# 1973 Raleigh Pro on ebay



## harpon (Mar 7, 2019)

'73 Raleigh Pro- Not mine, but I looked up the serial info- rough paint- 21" Reynolds 531 frame and fastback seat stay sloping fork crown- needs restoring

https://www.ebay.com/itm/RALEIGH-PROFESSIONAL-52-54-CM-VINTAGE-TOURING-FRAME-FORK-ROAD-PRO-BICYCLE/183692614696?_trkparms=aid=888007&algo=DISC.MBE&ao=1&asc=20131227121020&meid=723a1b44676342ad9602cdc288aa54c9&pid=100009&rk=2&rkt=2&sd=292981277356&itm=183692614696&_trksid=p2047675.c100009.m1982


----------



## GiovanniLiCalsi (Mar 7, 2019)

1971 and earlier is best. They had hand-made Nervex lugs....


----------



## harpon (Mar 8, 2019)

I was thinking of making it an electric bike with a 700c wheel hub I have- The total lack of eyelets on the fork or rear stays, the lack of bottle busses and even the lack of top tube cable guides makes me pass on it, but I'd love to waste some time repainting it and trying my best to match the original color which I really like- 21 " WAS too small for me but in my golden years I can't get off a 23 as easily and since I use riser bars instead of drops, the size isn't crucial for the small riding I can still do.

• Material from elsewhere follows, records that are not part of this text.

@@ -160,26 +204,30 @@
       if ((j >> 3) == (uint32_t)i) v = rl32(h.meta[i], (int)(8 * (j & 7) + d));
     m[d] = v;
   }
-  const int64_t* idp = KA->id + in.op0;
-  const int64_t* scp = KA->score + in.op0;
-  const int64_t* tsp = KA->ts + in.op0;
-  const uint8_t* kp = KA->kind + in.op0;
-  const uint8_t* dp = KA->dc + in.op0;
+  const KaOps o = ka_ops(in.op0);
 #pragma unroll
   for (int s = 0; s < 2; ++s) {
-    const uint32_t l = s * 64 + lane;
-    const bool v = l < in.nops;
-    in.id[s] = v ? LD_IN(idp + l) : 0;
-    in.sc[s] = v ? LD_IN(scp + l) : 0;
-    in.ts[s] = v ? LD_IN(tsp + l) : 0;
-    in.kind[s] = v ? (uint32_t)LD_IN(kp + l) : 0u;
-    in.dc[s] = v ? (uint32_t)LD_IN(dp + l) : 0u;
+    uint32_t l = s * 64 + lane;
+    in.id[s] = in.sc[s] = in.ts[s] = 0;
+    in.kind[s] = in.dc[s] = 0u;
+    if (l < in.nops) {
+      asm volatile("" : "+v"(l));
+      in.id[s] = LD_IN(at32(o.id, l));
+      in.sc[s] = LD_IN(at32(o.score, l));
+      in.ts[s] = LD_IN(at32(o.ts, l));
+      in.kind[s] = (uint32_t)LD_IN(at32(o.kind, l));
+      in.dc[s] = (uint32_t)LD_IN(at32(o.dc, l));
+    }
   }
 }
 
 template <class W>
 __device__ __forceinline__ void wave_load_rows(const TrmvApplyArgs& a, W& L, KeyIn& in) {
   const int lane = lane_id();
+  const auto* ka = KA;
+  const int64_t* rmv_vc = ka->rmv_vc;
+  const int64_t n_rmv_rows = ka->n_rmv_rows;
+  const uint32_t n_dc = (uint32_t)ka->n_dc;
 #pragma unroll
   for (int s = 0; s < W_RCAP / 8; ++s) in.rv[s] = 0;
   bool r[2];
@@ -189,20 +237,20 @@
   const uint64_t b0 = ballot(r[0]), b1 = ballot(r[1]);
   const uint32_t n0 = (uint32_t)__builtin_popcountll(b0);
   const uint32_t n = n0 + (uint32_t)__builtin_popcountll(b1);
-  if (n == 0 || KA->n_rmv_rows <= 0) return;
+  if (n == 0 || n_rmv_rows <= 0) return;
 #pragma unroll
   for (int s = 0; s < 2; ++s) {
     const uint32_t k = s ? n0 + mbcnt(b1) : mbcnt(b0);
     if (r[s] && k < (uint32_t)W_RCAP)
-      L.rsrc[k] = (in.ts[s] >= 0 && in.ts[s] < KA->n_rmv_rows) ? (uint32_t)in.ts[s] : 0u;
-  }
-  wave_lds_sync();
-  const uint32_t d = (lane & 7) < KA->n_dc ? (lane & 7) : 0u;
+      L.rsrc[k] = (in.ts[s] >= 0 && in.ts[s] < n_rmv_rows) ? (uint32_t)in.ts[s] : 0u;
+  }
+  wave_lds_sync();
+  const uint32_t d = (uint32_t)(lane & 7) < n_dc ? (lane & 7) : 0u;
 #pragma unroll
   for (int s = 0; s < W_RCAP / 8; ++s) {
     const uint32_t k = s * 8 + (lane >> 3);
     const uint32_t row = k < n ? L.rsrc[k] : 0u;
-    in.rv[s] = KA->rmv_vc[(uint64_t)row * KA->n_dc + d];
+    in.rv[s] = rmv_vc[(uint64_t)row * n_dc + d];
   }
   wave_lds_sync();
 }
@@ -215,7 +263,10 @@
                                               uint32_t nj, KeyIn& nxt) {
   int lane = lane_id();
   asm volatile("" : "+v"(lane));
-  const int D = KA->n_dc;
+  const auto* ka0 = KA;
+  const int D = ka0->n_dc;
+  const uint32_t size_k = ka0->k;
+  const int64_t n_rmv_rows = ka0->n_rmv_rows;
 #ifdef TRMV_PROF
   unsigned long long prof_t;
   PROF_STAMP(prof_t);
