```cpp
template <int BM_, int G_, int BU_, int WR_, int WC_, int STAGES_ = 4, int MIP_ = 0>
struct TileCfg3 {
  static constexpr int BM = BM_, G = G_, BU = BU_, BN = G_ * BU_, WR = WR_, WC = WC_;
  static constexpr bool UNEVEN = MIP_ > 0;
  static constexpr int MIP = UNEVEN ? MIP_ : BM / WR / 16, MIC = UNEVEN ? BM / 16 - MIP_ : MIP;
  static constexpr int MI = MIP > MIC ? MIP : MIC, WM = UNEVEN ? MI * 16 : BM / WR, ROW1 = UNEVEN ? MIP * 16 : WM;
  static constexpr int WU = BU / WC, NI = WU / 16;
  static_assert(!UNEVEN || (WR == 2 && WC == 4 && BM % 16 == 0 && MIC > 0), "uneven split: two wave rows of four waves (wave row 0 = the producers)");
  static constexpr int NT = 64 * WR * WC;
  static constexpr int BK = 64, STAGES = STAGES_;
  static constexpr bool PIPE = true;
  static constexpr int A_BYTES = BM * 128, B_BYTES = BN * 128, STAGE_BYTES = A_BYTES + B_BYTES;
  static constexpr bool RAGGED = (BM / 8) % (NT / 64) != 0 || (BN / 8) % (NT / 64) != 0 || (BM / 8) % 4 != 0 || (BN / 8) % 4 != 0;
// ... 5 lines not shown
};

template <class Cfg, bool SWAP = false, bool INIT = true, int MODE = LOOP_MODE_DEFAULT, int PHASE = 0>
__device__ __forceinline__ void gemm_mainloop_v3(const GemmOperands& p, const int m0, const int u0, char* lds,
                                                 f32x4 (&acc)[Cfg::MI][Cfg::G][Cfg::NI]) {
  const int tid = threadIdx.x;
  const int lane = tid & 63;
  const int wave = __builtin_amdgcn_readfirstlane(tid >> 6);
  const int wr = wave / Cfg::WC, wc = wave % Cfg::WC;

  if (INIT && PHASE != 1) {
#pragma unroll
    for (int mi = 0; mi < Cfg::MI; ++mi)
#pragma unroll
      for (int g = 0; g < Cfg::G; ++g)
#pragma unroll
        for (int ni = 0; ni < Cfg::NI; ++ni) acc[mi][g][ni] = f32x4{0.f, 0.f, 0.f, 0.f};
  }
  constexpr bool FP8 = (MODE & LOOP_FP8_TAIL) != 0;
  const int nkf = p.nk1 + p.nk2;
  const int nk = nkf + (FP8 ? p.nk3 + p.nk4 : 0);
  if (nk == 0) return;

  const int lc8 = ((lane & 7) ^ (lane >> 3)) * 8;
  constexpr bool PRODUCERS = (MODE & LOOP_PRODUCER) != 0 && Cfg::NT == 512;
  constexpr int NPW = PRODUCERS ? 4 : Cfg::NT / 64;
  const bool producer = wave < NPW;
  constexpr int ACH = (Cfg::BM / 8 + NPW - 1) / NPW, BCH = (Cfg::BN / 8 + NPW - 1) / NPW;
  constexpr int PER = ACH + BCH;
  static_assert(Cfg::RAGGED || (ACH * NPW * 8 == Cfg::BM && BCH * NPW * 8 == Cfg::BN), "surplus pieces need the dummy sink");
  int a_row[ACH];
  uint32_t b_vo[BCH];
  int a_dst[ACH], b_dst[BCH];
#pragma unroll
  for (int i = 0; i < ACH; ++i) {
    const int q = (wave % NPW) + i * NPW;
    const bool live = q < Cfg::BM / 8;
    const int r = live ? q * 8 + (lane >> 3) : 0;
    const int gr = m0 + r;
    a_row[i] = gr < p.M ? gr : p.M - 1;
    a_dst[i] = live ? q * 1024 : -1;
  }
#pragma unroll
  for (int i = 0; i < BCH; ++i) {
    const int q = (wave % NPW) + i * NPW;
    const bool live = q < Cfg::BN / 8;
    const int r = live ? q * 8 + (lane >> 3) : 0;
    const int g = r / Cfg::BU, u = r % Cfg::BU;
    int gu = u0 + u;
    gu = gu < p.Nu ? gu : p.Nu - 1;
    b_vo[i] = FP8 ? (uint32_t)((long)g * p.group_stride + gu) : (uint32_t)((((long)g * p.group_stride + gu) * p.ldb + lc8) * 2);
    b_dst[i] = live ? Cfg::A_BYTES + q * 1024 : -1;
  }
  const bf16_t* const b2 = p.B2 ? p.B2 - (long)p.nk1 * 64 : p.B;
  int ks_issue = 0;
  int slot_issue = 0, slot_read = 0;

  auto stage = [&]() {
    const bool s1 = ks_issue < p.nk1;
    const char* ab = (const char*)(s1 ? p.A1 + (long)ks_issue * 64 : p.A2 + (long)(ks_issue - p.nk1) * 64);
    uint32_t lda_b = (uint32_t)(s1 ? p.lda1 : p.lda2) * 2u;
    const char* b_base = (const char*)((s1 ? p.B : b2) + (long)ks_issue * 64);
    uint32_t ldb_b = (uint32_t)p.ldb * 2u;
    const uint32_t chunk_b = (uint32_t)(lc8 * 2);
    if constexpr (FP8) {
      const int k8 = ks_issue - nkf;
      const bool f = k8 < 0, s3 = k8 < p.nk3;
      const char* ab8 = s3 ? (const char*)p.A3 + (long)k8 * 128 : (const char*)p.A4 + (long)(k8 - p.nk3) * 128;
      ab = f ? ab : ab8;
      lda_b = f ? lda_b : (uint32_t)(s3 ? p.lda3 : p.lda4);
      b_base = f ? b_base : (const char*)p.B8 + (long)k8 * 128 + (s3 ? 0 : p.b8_gap);
      ldb_b = f ? ldb_b : (uint32_t)p.ldb8;
    }
    char* sbase = lds + slot_issue * Cfg::STAGE_BYTES;
#pragma unroll
    for (int i = 0; i < ACH; ++i) {
      char* dst = a_dst[i] >= 0 ? sbase + a_dst[i] : lds + Cfg::DUMMY_OFF;
      const uint32_t vo = __umul24((uint32_t)a_row[i], lda_b) + chunk_b;
      __builtin_amdgcn_global_load_lds((const __attribute__((address_space(1))) void*)(ab + vo),
                                       (__attribute__((address_space(3))) void*)dst, 16, 0, 0);
    }
#pragma unroll
    for (int i = 0; i < BCH; ++i) {
      char* dst = b_dst[i] >= 0 ? sbase + b_dst[i] : lds + Cfg::DUMMY_OFF;
      const uint32_t vo = FP8 ? __umul24(b_vo[i], ldb_b) + chunk_b : b_vo[i];
      __builtin_amdgcn_global_load_lds((const __attribute__((address_space(1))) void*)(b_base + vo),
                                       (__attribute__((address_space(3))) void*)dst, 16, 0, (MODE & LOOP_B_NT) ? 2 : 0);
    }
    ++ks_issue;
    slot_issue = (slot_issue + 1 == Cfg::STAGES) ? 0 : slot_issue + 1;
  };

  const int frow = lane & 15, fq = lane >> 4;
  const int fch = (fq ^ (frow & 7)) * 16;
  const int a_rd0 = (wr * Cfg::ROW1 + frow) * 128 + fch, b_rd0 = Cfg::A_BYTES + (wc * Cfg::WU + frow) * 128 + fch;
  const int a_rd1 = a_rd0 ^ 64, b_rd1 = b_rd0 ^ 64;
  auto a_off = [](const int mi) { return mi * 16 * 128; };
  auto b_off = [](const int g, const int ni) { return (g * Cfg::BU + ni * 16) * 128; };

  auto read_half = [&](auto mi_tag, const int kb, bf16x8 (&af)[Cfg::MI], bf16x8 (&bfr)[Cfg::G][Cfg::NI]) {
    constexpr int MIr = decltype(mi_tag)::value;
    const char* sb = lds + slot_read * Cfg::STAGE_BYTES;
    const char* pa = sb + (kb ? a_rd1 : a_rd0);
    const char* pb = sb + (kb ? b_rd1 : b_rd0);
#pragma unroll
    for (int g = 0; g < Cfg::G; ++g)
#pragma unroll
      for (int ni = 0; ni < Cfg::NI; ++ni) bfr[g][ni] = *(const bf16x8*)(pb + b_off(g, ni));
#pragma unroll
    for (int mi = 0; mi < MIr; ++mi) af[mi] = *(const bf16x8*)(pa + a_off(mi));
  };
  auto next_slot = [&]() { slot_read = (slot_read + 1 == Cfg::STAGES) ? 0 : slot_read + 1; };
  auto mfma_all = [&](auto mi_tag, const bf16x8 (&af)[Cfg::MI], const bf16x8 (&bfr)[Cfg::G][Cfg::NI]) {
#pragma unroll
    for (int mi = 0; mi < decltype(mi_tag)::value; ++mi)
#pragma unroll
      for (int g = 0; g < Cfg::G; ++g)
#pragma unroll
// ... 246 lines not shown
```
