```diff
diff --git a/mpc_for_av_at_intersection_amd/csrc/mpcx_qp_quad.hip b/mpc_for_av_at_intersection_amd/csrc/mpcx_qp_quad.hip
--- a/mpc_for_av_at_intersection_amd/csrc/mpcx_qp_quad.hip
+++ b/mpc_for_av_at_intersection_amd/csrc/mpcx_qp_quad.hip
@@ -33,6 +33,61 @@
         const unsigned long long m = __ballot(b);
         return ((m >> (lane & ~(LQ - 1))) & ((1ull << LQ) - 1ull)) != 0ull;
     }
+    __device__ __forceinline__ bool leader() const { return q == 0; }
+    __device__ __forceinline__ bool live() const { return true; }
+    __device__ __forceinline__ bool any(bool b) const { return __ballot(b) != 0ull; }
+    __device__ __forceinline__ int count(bool b) const { return __popcll(__ballot(b)); }
+    __device__ __forceinline__ double rcp(double v) const { return frcp(v); }
+    __device__ __forceinline__ double rcp_fast(double v) const { return frcp1(v); }
+    __device__ __forceinline__ double rcp_seed(double v) const { return __builtin_amdgcn_rcp(v); }
+    __device__ __forceinline__ void fence() const { asm volatile("" ::: "memory"); }
+    __device__ __forceinline__ void stamp(int) const {}
+    __device__ __forceinline__ double ld_s(int k) const { return sh[(0 * SPL * 8 + k) * 64 + lane]; }
+    __device__ __forceinline__ double ld_l(int k) const { return sh[(1 * SPL * 8 + k) * 64 + lane]; }
+    __device__ __forceinline__ double ld_k(int k) const { return sh[(2 * SPL * 8 + k) * 64 + lane]; }
+    __device__ __forceinline__ void st_s(int k, double v) { sh[(0 * SPL * 8 + k) * 64 + lane] = v; }
+    __device__ __forceinline__ void st_l(int k, double v) { sh[(1 * SPL * 8 + k) * 64 + lane] = v; }
+    __device__ __forceinline__ void st_k(int k, double v) { sh[(2 * SPL * 8 + k) * 64 + lane] = v; }
+    __device__ __forceinline__ double ld_w(int k) const { return sh[(3 * SPL * 8 + k) * 64 + lane]; }
+    __device__ __forceinline__ void st_w(int k, double v) { sh[(3 * SPL * 8 + k) * 64 + lane] = v; }
+};
+
+template <int SPL_, bool JERK_ = false>
+struct GroupCx7 {
+    static constexpr int LQ = 7, SPL = SPL_;
+    static constexpr bool JERK = JERK_;
+    int q, lane;
+    lds_double *sh;
+    __device__ __forceinline__ double nxt(double v) const { return dpp_mov<0x130>(v, v); }
+    __device__ __forceinline__ double prv(double v) const { return dpp_mov<0x138>(v, v); }
+    __device__ __forceinline__ double gsum(double v) const {
+        const double o = nxt(v);
+        const double s = v + (q == 6 ? 0.0 : o);
+        const double t = s + nxt(nxt(s));
+        const int base = 4 * (lane - q);
+        const double w = t + nxt(nxt(nxt(nxt(t))));
+        return lane_fetch(base, w);
+    }
+    __device__ __forceinline__ double gmax(double v) const {
+        v = fmax(v, nxt(v));
+        v = fmax(v, nxt(nxt(v)));
+        const int base = 4 * (lane - q);
+        v = fmax(v, nxt(nxt(nxt(v))));
+        return lane_fetch(base, v);
+    }
+    __device__ __forceinline__ double gmin(double v) const {
+        v = fmin(v, nxt(v));
+        v = fmin(v, nxt(nxt(v)));
+        const int base = 4 * (lane - q);
+        v = fmin(v, nxt(nxt(nxt(v))));
+        return lane_fetch(base, v);
+    }
+    __device__ __forceinline__ bool gany(bool b) const {
+        const unsigned long long m = __ballot(b);
+        return ((m >> (lane - q)) & 0x7full) != 0ull;
+    }
+    __device__ __forceinline__ bool leader() const { return q == 0 && lane < 63; }
+    __device__ __forceinline__ bool live() const { return lane < 63; }
     __device__ __forceinline__ bool any(bool b) const { return __ballot(b) != 0ull; }
     __device__ __forceinline__ int count(bool b) const { return __popcll(__ballot(b)); }
     __device__ __forceinline__ double rcp(double v) const { return frcp(v); }
@@ -67,9 +122,9 @@
     template <class Cx>
     __device__ __forceinline__ bool fetch(Cx &cx, mpcx_mpc_params &P, int &pbi) const {
         int t = 0;
-        if (cx.q == 0) t = atomicAdd(a.ticket, 1);
+        if (cx.leader()) t = atomicAdd(a.ticket, 1);
         t = (int)cx.gsum((double)t);
-        const bool have = t < (a.has_queue_len ? *a.queue_len : a.B);
+        const bool have = cx.live() && t < (a.has_queue_len ? *a.queue_len : a.B);
         const int b = have ? (a.has_order ? a.order[t] : t) : 0;
         pbi = b;
         if (TUNED) {
@@ -89,36 +144,48 @@
     if (a.has_queue_len && *a.queue_len == 0) return;
     __shared__ double sh[(3 * SPL * 8 + 2 * SPL) * 64];
     const int lane = threadIdx.x;
-    GroupCx<LQ, SPL, JERK> cx{lane & (LQ - 1), lane, (lds_double *)sh};
     QueueSrc<LQ, SPL, TUNED> src{a};
-    mpcx_stage::solve_queue(cx, src);
+    if constexpr (LQ == 7) {
+        GroupCx7<SPL, JERK> cx{lane % 7, lane, (lds_double *)sh};
+        mpcx_stage::solve_queue(cx, src);
+    } else {
+        GroupCx<LQ, SPL, JERK> cx{lane & (LQ - 1), lane, (lds_double *)sh};
+        mpcx_stage::solve_queue(cx, src);
+    }
 }
 
-int qp_stage_grid(int B, int n_cu) {
-    const int need = (B + 7) / 8;
+int qp_stage_grid(int B, int n_cu, int lanes_per_group) {
+    const int groups = 64 / lanes_per_group;
+    const int need = (B + groups - 1) / groups;
     const int resident = n_cu * 4;
     return need < resident ? need : resident;
 }
 
 template <int LQ, int SPL, bool JERK>
 void launch_qp_group(const QpArgs &a, hipStream_t st, int n_cu) {
-    static_assert(LQ == 8, "qp_stage_grid counts eight lane groups per wavefront");
-    const int grid = qp_stage_grid(a.B, n_cu);
+    static_assert(LQ == 8 || LQ == 7, "groups of eight or seven lanes");
+    const int grid = qp_stage_grid(a.B, n_cu, LQ);
     if (a.has_tune) hipLaunchKernelGGL((qp_quad_kernel<LQ, SPL, true, JERK>), dim3(grid), dim3(64), 0, st, a);
     else hipLaunchKernelGGL((qp_quad_kernel<LQ, SPL, false, JERK>), dim3(grid), dim3(64), 0, st, a);
+}
+
+template <int SPL, bool JERK>
+void launch_qp_spl(const QpArgs &a, hipStream_t st, int n_cu) {
+    if ((a.p.T + SPL - 1) / SPL <= 7) launch_qp_group<7, SPL, JERK>(a, st, n_cu);
+    else launch_qp_group<8, SPL, JERK>(a, st, n_cu);
 }
 
 void launch_qp_stage(const QpArgs &a, hipStream_t st, int n_cu) {
     const int T = a.p.T;
     if (a.p.model == MPCX_MODEL_JERK5) {
-        if (T <= 16) launch_qp_group<8, 2, true>(a, st, n_cu);
-        else if (T <= 24) launch_qp_group<8, 3, true>(a, st, n_cu);
-        else launch_qp_group<8, 4, true>(a, st, n_cu);
+        if (T <= 16) launch_qp_spl<2, true>(a, st, n_cu);
+        else if (T <= 24) launch_qp_spl<3, true>(a, st, n_cu);
+        else launch_qp_spl<4, true>(a, st, n_cu);
         return;
     }
-    if (T <= 16) launch_qp_group<8, 2, false>(a, st, n_cu);
-    else if (T <= 24) launch_qp_group<8, 3, false>(a, st, n_cu);
-    else launch_qp_group<8, 4, false>(a, st, n_cu);
+    if (T <= 16) launch_qp_spl<2, false>(a, st, n_cu);
+    else if (T <= 24) launch_qp_spl<3, false>(a, st, n_cu);
+    else launch_qp_spl<4, false>(a, st, n_cu);
 }
 
 }
```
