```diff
@@ -1842,17 +1846,21 @@
     auto dispatch = [&]() -> q3_status {
         std::vector<Job> jobs = collect(false);
         if (jobs.empty()) return Q3_OK;
-        Q3C(join());
-        worker = std::thread([s, jobs, seg_enqueue, &wst, &werr]() {
+        {
+            const auto j0 = clk::now();
+            Q3C(join());
+            join_wait_ms += ms(j0, clk::now()); ++n_dispatch;
+        }
+        worker = std::thread([s, jobs, seg_enqueue, resident_env, &wst, &werr]() {
             if (hipSetDevice(s->m->device) != hipSuccess) { wst = Q3_HIP_ERROR; werr = "hipSetDevice failed in the decode thread"; return; }
             for (const Job& j : jobs) {
-                const q3_status st = seg_enqueue(j, s->seg_ws, s->dec_stream);
+                const q3_status st = seg_enqueue(j, s->seg_ws, s->dec_stream, resident_env);
                 if (st != Q3_OK) { wst = st; werr = q3_last_error(); return; }
             }
         });
         return Q3_OK;
     };
-    static const int tail_env = [] { const char* e = getenv("Q3_DECODE_TAIL"); const int v = e ? atoi(e) : 32; return v < 16 ? 16 : v; }();
+    const int tail_env = [] { const char* e = getenv("Q3_DECODE_TAIL"); const int v = e ? atoi(e) : 32; return v < 16 ? 16 : v; }();
     q3_status st = Q3_OK;
     while (st == Q3_OK && session_remaining(s) > 0 && !all_done(s)) {
         int n = seg_env;
@@ -1878,7 +1886,7 @@
                 s->par_ws.emplace_back(); s->par_streams.push_back(pst);
             }
             for (int k = 0; k < conc; ++k) Q3C(codec_reserve(s->m, ws_of(k), seg_env + CODEC_CTX_FRAMES, s->max_frames));
-            for (size_t i = 0; i < jobs.size(); ++i) Q3C(seg_enqueue(jobs[i], ws_of((int)(i % conc)), st_of((int)(i % conc))));
+            for (size_t i = 0; i < jobs.size(); ++i) Q3C(seg_enqueue(jobs[i], ws_of((int)(i % conc)), st_of((int)(i % conc)), 0));
             return Q3_OK;
         };
         st = tail();
@@ -1894,6 +1902,10 @@
     }
     const auto t3 = clk::now();
     if (timing) { timing->prefill_ms = ms(t0, t1); timing->generation_ms = ms(t1, t2); timing->decode_ms = ms(t2, t3); timing->generation_frames = total; }
+    const bool log_env = getenv("Q3_DECODE_LOG") != nullptr;
+    if (log_env)
+        fprintf(stderr, "q3_session_run overlap: resident %d seg %d tail %d, %d dispatches, frame loop waited %.3f ms for the enqueue thread, frames %.1f ms, exposed decode %.1f ms\n",
+                resident_env, seg_env, tail_env, n_dispatch, join_wait_ms, ms(t1, t2), ms(t2, t3));
     return Q3_OK;
 }
 
diff --git a/qwen3_tts_rs_amd/csrc/q3_testapi.hip b/qwen3_tts_rs_amd/csrc/q3_testapi.hip
--- a/qwen3_tts_rs_amd/csrc/q3_testapi.hip
+++ b/qwen3_tts_rs_amd/csrc/q3_testapi.hip
@@ -589,7 +589,7 @@
 }
 extern "C" const char* q3_conv_path_name(int code) { return conv_path_name(code); }
 
-extern "C" q3_status q3_conv_ex(int device, const q3_conv_ex_args* p) {
+static q3_status conv_ex_run(int device, const q3_conv_ex_args* p, int resident, int* lds_bytes) {
     if (!p || !p->x || !p->w || !p->y) return set_err(Q3_INVALID_ARG, "q3_conv_ex: null argument");
     if (p->path) *p->path = 0;
     const int kind = p->kind, cin = p->cin, cout = p->cout, L = p->L, k = p->k, dil = p->dil;
@@ -660,14 +660,14 @@
         ConvArgs a;
         a.x = x; a.w = w; a.b = b; a.y = yr; a.cin = cin; a.cout = cout; a.L = L; a.k = k; a.dil = dil;
         a.snake_a = sa; a.snake_b = sb; a.resid = p->resid_in_place ? yr : res; a.scale = scale; a.act = p->act;
-        a.post_a = pa; a.post_ib = pb; a.y2 = y2r; a.wpk = wpk; a.planes = p->planes;
+        a.post_a = pa; a.post_ib = pb; a.y2 = y2r; a.wpk = wpk; a.planes = p->planes; a.resident = resident;
         e = launch_conv1d(a, 0, &path);
     } else if (kind == 1) {
-        e = launch_transconv1d_taps(x, w, b, yr, cin, cout, L, stride, taps, sa, sb, 0, pa, pb, y2r, wpk, p->planes, &path);
+        e = launch_transconv1d_taps(x, w, b, yr, cin, cout, L, stride, taps, sa, sb, 0, pa, pb, y2r, wpk, p->planes, &path, resident);
     } else {
         ResUnitArgs r{};
         r.xa = x; r.y = yr; r.ya = p->y2_is_x ? x : y2r; r.w1pk = wpk; r.w2pk = w2pk; r.b1 = b; r.b2 = b2;
-        r.mid_a = ma; r.mid_ib = mb; r.post_a = pa; r.post_ib = pb; r.C = cout; r.L = L; r.dil = dil; r.planes = p->planes;
+        r.mid_a = ma; r.mid_ib = mb; r.post_a = pa; r.post_ib = pb; r.C = cout; r.L = L; r.dil = dil; r.planes = p->planes; r.resident = resident;
         e = launch_resunit(r, 0, &path);
     }
     if (p->path) *p->path = path;
@@ -680,7 +680,24 @@
     HIPC(q3_hipDeviceSynchronize());
     HIPC(q3_hipMemcpy(p->y, y, yn * 4, hipMemcpyDeviceToHost));
     if (y2) HIPC(q3_hipMemcpy(p->y2, y2, yn * 4, hipMemcpyDeviceToHost));
-    return Q3_OK;
+    if (lds_bytes) *lds_bytes = (int)conv_last_dyn_lds();
+    return Q3_OK;
+}
+extern "C" q3_status q3_conv_ex(int device, const q3_conv_ex_args* p) { return conv_ex_run(device, p, 0, nullptr); }
+extern "C" q3_status q3_test_conv_resident(int device, const q3_conv_ex_args* p, int resident, int* lds_bytes) {
+    if (lds_bytes) *lds_bytes = 0;
+    if (resident < 0 || resident > 8) return set_err(Q3_INVALID_ARG, "q3_test_conv_resident: resident 0..8");
+    if (p && p->kind >= 0 && p->kind <= 2 && p->cin >= 1 && p->cout >= 1 && p->L >= 1 && p->k >= 1 && p->dil >= 1 && (p->kind != 1 || (p->stride >= 1 && p->k % p->stride == 0))) {
+        const int code = p->kind == 2 ? conv_path_code(resunit_pick(p->cout, p->L, p->dil, p->packed != 0 && p->w2 && p->mid_a, p->y2_is_x != 0, p->planes))
+                       : p->kind == 1 ? conv_path_code(conv_pick(p->cout, p->cin, p->L, p->k / p->stride, 1, p->stride, p->packed != 0, false, p->planes, false, true))
+                                      : conv_path_code(conv_pick(p->cout, p->cin, p->L, p->k, p->dil, 1, p->packed != 0, p->resid || p->resid_in_place, p->planes, false, false));
+        const int kern = code & CP_KERNEL_MASK;
+        if (!((kern >= CK_BF16X3_96x128_TM4 && kern <= CK_BF16X3_96x128_6W) || kern == CK_RESUNIT_3W || kern == CK_RESUNIT_6W)) {
+            if (p->path) *p->path = code;
+            return set_err(Q3_UNSUPPORTED, "q3_test_conv_resident: %s has no dynamic LDS to cap", conv_path_name(code));
+        }
+    }
+    return conv_ex_run(device, p, resident, lds_bytes);
 }
 
 static q3_status check_cl_out(const char* who, const void* x, const void* w, const void* y, int C, int L, int y_front, int y_elems) {
```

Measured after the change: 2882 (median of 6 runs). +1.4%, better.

I'd love to see how much a simple WD 40 bath and light rubbing would do- too bad some of the chrome is gone as much as it is- the cost is low so I'd be after it as a rider and not a show piece-  I'd probably spot most of the tubing with chrome spray paint, and then use a mixture of chrome and anno gold sprayed into a cap to brush on a close matching color.  The damaged chrome I'd spot by hand, and then a light clearcoat over all of it.  "Professional" top tube decals are on ebay for $15 from Australia, and not sure if you can still find the down tube Raleigh decals- at worst you can paint over those by hand with very small artist brushes-  or be able to still find the 531 decals- ALL double butted tubes including fork and stays. Heck I'd do it all for free if they'd send me the frame and pay for a can of WD-40- the paint's already in the cupboard.

When this frame was made I was finishing up my first semester of college at Purdue- the gold and black would be appropriate and I was illegally keeping a 60cm Gitane full-campy Super Corsa in my dorm closet as well- bicycles weren't allowed in the dorms- as having an old Varsity outside to get to class.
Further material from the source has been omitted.